2 sets of 12-15 repetitions each side.

2. Cat/Cow

(To release stiff joints)

The set up:

- Get on your hands and knees with your hands under your shoulders and knees under your hips

The Exercise:

- Start from the bottom and try to "tuck your tail" and then slowly arch up through the spine, one segment at a time (Cat)

- Make sure to push through your hands to really get the arch through your mid back

- Start at the bottom again and try to "point your tail to the sky" and then slowly sink through the spine, one segment at a

time (Cow)

- Make sure to lift your head up to the ceiling at the end to finish the movement

- ADD THE BREATH: try to breathe IN during Cow and OUT during Cat.

The Dosage:

2 sets of 5-8 repetitions at a slow pace.

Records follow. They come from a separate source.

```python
def build() -> None:
    csrc = os.path.join(ROOT, "gw_whisper_amd", "csrc")
    subprocess.run(["make", "-C", csrc, "-j", str(min(8, os.cpu_count() or 1))], check=True)
    asm = os.path.join(csrc, "build", "mlp_fused.s")
    subprocess.run(["/opt/rocm/bin/hipcc", "-O3", "-std=c++17", "--offload-arch=gfx950", "-ffp-contract=fast", "-mllvm",
                    "-pragma-unroll-threshold=4000000", "-S", "--cuda-device-only", os.path.join(csrc, "mlp_fused.hip"),
                    "-o", asm], check=True)
    subprocess.run([sys.executable, os.path.join(ROOT, "tools", "audit_asm_loads.py"), asm, "k_mlp_fused"], check=True)
    subprocess.run([sys.executable, os.path.join(ROOT, "tools", "audit_asm_mfma.py"), asm, "k_mlp_fused"], check=True)
    subprocess.run([sys.executable, os.path.join(ROOT, "tools", "audit_spills.py"), asm, "k_mlp_fused", "ILi1ELb1=4", "ILi3ELb1=10",
                    "ILi0ELb1=2", "ILi1ELb0=29"], check=True)
    asm4 = os.path.join(csrc, "build", "gemm_v4.s")
    subprocess.run(["/opt/rocm/bin/hipcc", "-O3", "-std=c++17", "--offload-arch=gfx950", "-ffp-contract=fast", "-S",
                    "--cuda-device-only", os.path.join(csrc, "gemm_v4.hip"), "-o", asm4], check=True)
    subprocess.run([sys.executable, os.path.join(ROOT, "tools", "audit_asm_preload.py"), asm4, "k_gemm_bf16_v4ILi2E"], check=True)
    for k in ("k_gemm_bf16_v4ILi0E", "k_gemm_bf16_v4ILi1E"):
        subprocess.run([sys.executable, os.path.join(ROOT, "tools", "audit_asm_preload.py"), asm4, k, "--no-loads"], check=True)
    for k in ("k_gemm_bf16_v4ILi3E", "k_gemm_bf16_v4ILi16E"):
        subprocess.run([sys.executable, os.path.join(ROOT, "tools", "audit_asm_preload.py"), asm4, k, "--scratch-only"], check=True)
    asmc = os.path.join(csrc, "build", "classify.s")
    subprocess.run(["/opt/rocm/bin/hipcc", "-O3", "-std=c++17", "--offload-arch=gfx950", "-ffp-contract=fast", "-S",
                    "--cuda-device-only", os.path.join(csrc, "classify.hip"), "-o", asmc], check=True)
    for k in ("k_head_fwd", "k_head_bwd_in", "k_head_bwd_w", "k_eval_accumulate"):
        subprocess.run([sys.executable, os.path.join(ROOT, "tools", "audit_asm_preload.py"), asmc, k, "--scratch-only"], check=True)
    asmd = os.path.join(csrc, "build", "detect.s")
    subprocess.run(["/opt/rocm/bin/hipcc", "-O3", "-std=c++17", "--offload-arch=gfx950", "-ffp-contract=fast", "-S",
                    "--cuda-device-only", os.path.join(csrc, "detect.hip"), "-o", asmd], check=True)
    for k in ("k_det_fwdILin1E", "k_det_fwdILi0E", "k_det_fwdILi1E", "k_det_bwd_in", "k_det_bwd_w", "k_det_eval",
              "k_sel_hist", "k_sel_pick", "k_det_counts"):
        subprocess.run([sys.executable, os.path.join(ROOT, "tools", "audit_asm_preload.py"), asmd, k, "--scratch-only"], check=True)
    asmr = os.path.join(csrc, "build", "roc.s")
    subprocess.run(["/opt/rocm/bin/hipcc", "-O3", "-std=c++17", "--offload-arch=gfx950", "-ffp-contract=off", "-S",
                    "--cuda-device-only", os.path.join(csrc, "roc.hip"), "-o", asmr], check=True)
    for k in ("k_roc_keys", "k_roc_hist", "k_roc_scan", "k_roc_scatter", "k_roc_finish", "k_roc_groups", "k_roc_curve",
              "k_roc_bootstrap", "k_roc_band", "k_bin_eval"):
        subprocess.run([sys.executable, os.path.join(ROOT, "tools", "audit_asm_preload.py"), asmr, k, "--scratch-only"], check=True)
    import gw_whisper_amd
    lib = gw_whisper_amd.lib()
    assert lib.gww_version() >= 107


def smoke() -> None:
    import numpy as np
    import torch

    from gw_whisper_amd import ops, synth
    from gw_whisper_amd.encoder import WhisperConfig, WhisperEncoder
    from oracle import encoder as oenc
    from oracle import logmel as olm

    assert torch.cuda.is_available(), "smoke() needs a GPU"
    dev = torch.device("cuda:0")
    wave = synth.strain_segments(2, seed=21)
    mel = ops.logmel(torch.from_numpy(wave).to(dev))
    mel_ref = olm.log_mel(wave)
    err_mel = float(np.abs(mel.cpu().numpy() - mel_ref).max())
    assert err_mel < 1e-4, f"log-mel mismatch {err_mel}"

    cfg = WhisperConfig(128, 2, 2, 512)
    sd = synth.encoder_state_dict(128, 2, 2, 512, seed=3)
    ref = oenc.encoder_forward(sd, mel_ref, oenc.EncCfg(128, 2, 2, 512))
    for prec, tol in (("fp32", 2e-3), ("bf16", 6e-2)):
        enc = WhisperEncoder.from_numpy_state_dict(sd, cfg, precision=prec).to(dev)
        with torch.no_grad():
            out = enc(mel).last_hidden_state
            last = enc.last_token(mel)
        torch.cuda.synchronize()
        err = float(np.abs(out.cpu().numpy() - ref).max())
        err_last = float(np.abs(last.cpu().numpy() - ref[:, -1]).max())
        print(f"smoke[{prec}]: max|hidden - oracle| = {err:.3e}, last-token {err_last:.3e}, log-mel {err_mel:.3e}")
        assert err < tol and err_last < tol, f"encoder[{prec}] mismatch {err} / {err_last}"
    d, L, H, F = synth.ENCODER_SIZES["tiny"]
    sd = synth.encoder_state_dict(d, L, H, F, seed=5)
    ref = oenc.encoder_forward(sd, mel_ref[:1], oenc.EncCfg(d, L, H, F), dtype=np.float32)
    enc = WhisperEncoder.from_numpy_state_dict(sd, WhisperConfig.named("tiny"), precision="bf16").to(dev)
    with torch.no_grad():
        out = enc(mel[:1]).last_hidden_state
    torch.cuda.synchronize()
    err = float(np.abs(out.cpu().numpy() - ref).max())
    print(f"smoke[tiny bf16]: max|hidden - oracle| = {err:.3e} (|hidden| max {np.abs(ref).max():.2f})")
    assert err < 0.15, f"whisper-tiny bf16 mismatch {err}"
    print("smoke OK")


if __name__ == "__main__":
    {"build": build, "smoke": smoke}[sys.argv[1] if len(sys.argv) > 1 else "build"]()
```

gw_whisper_amd/csrc/attention.hip:

```cpp
#include "common.h"

#include <stdlib.h>
#include <type_traits>

#ifndef GWW_ATT_EPI16
#define GWW_ATT_EPI16 1
#endif
namespace gww {
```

3. Oblique Foam Roller Release

(To release tight muscles)

The set up:

- Tuck the foam roller in the small of your waist (between the top of your hip bone and the bottom ribs)

The Exercise:

- Relax onto the roller and roll your body back and forth until your find a tender spot.

- Either breathe through the pressure OR do small oscillating movements over the spot.

The Dosage:

2 sets of 30s each side.

CAUTION: There is no bony protection underneath this muscle, so be gentle - don't overdo it.

4. Forearm Planks

(To provide lumbar stability to free up thoracic mobility)

The set up:

- Lying face down, elbows underneath your shoulders, forearms pointed straight ahead (NO triangles)

The Exercise:

- Extend your legs and lift your body off the floor

- "Tuck your tail" using your glutes and abdominals

- Push the ground away from you through your arms

- NO saggy-spine!

The Dosage:

3 reps of 30s hold.

5. Extension Rolling Patterns

(To correct motor control dysfunction)

The set up:

- Lying face down on the floor with your arms overhead

The Exercise:

- Keep your legs still (pretend like you are paralyzed from the waist down)

- Reach up and back with one arm, following it with your eyes

- Reach until your body flips over and you are lying face up

- Repeat on the other side

The Dosage:

2 sets of 12-15 "Perfect Practice" repetitions each side.

(If you are struggling with this one, you likely need some assistance to correct your motor control)

There you have it! Some of my favourite exercises to unlock your thoracic spine and then retrain control of your new found movement!

Let me know how these went for you and if you have anything else you'd like to see as the blog goes along, let me know!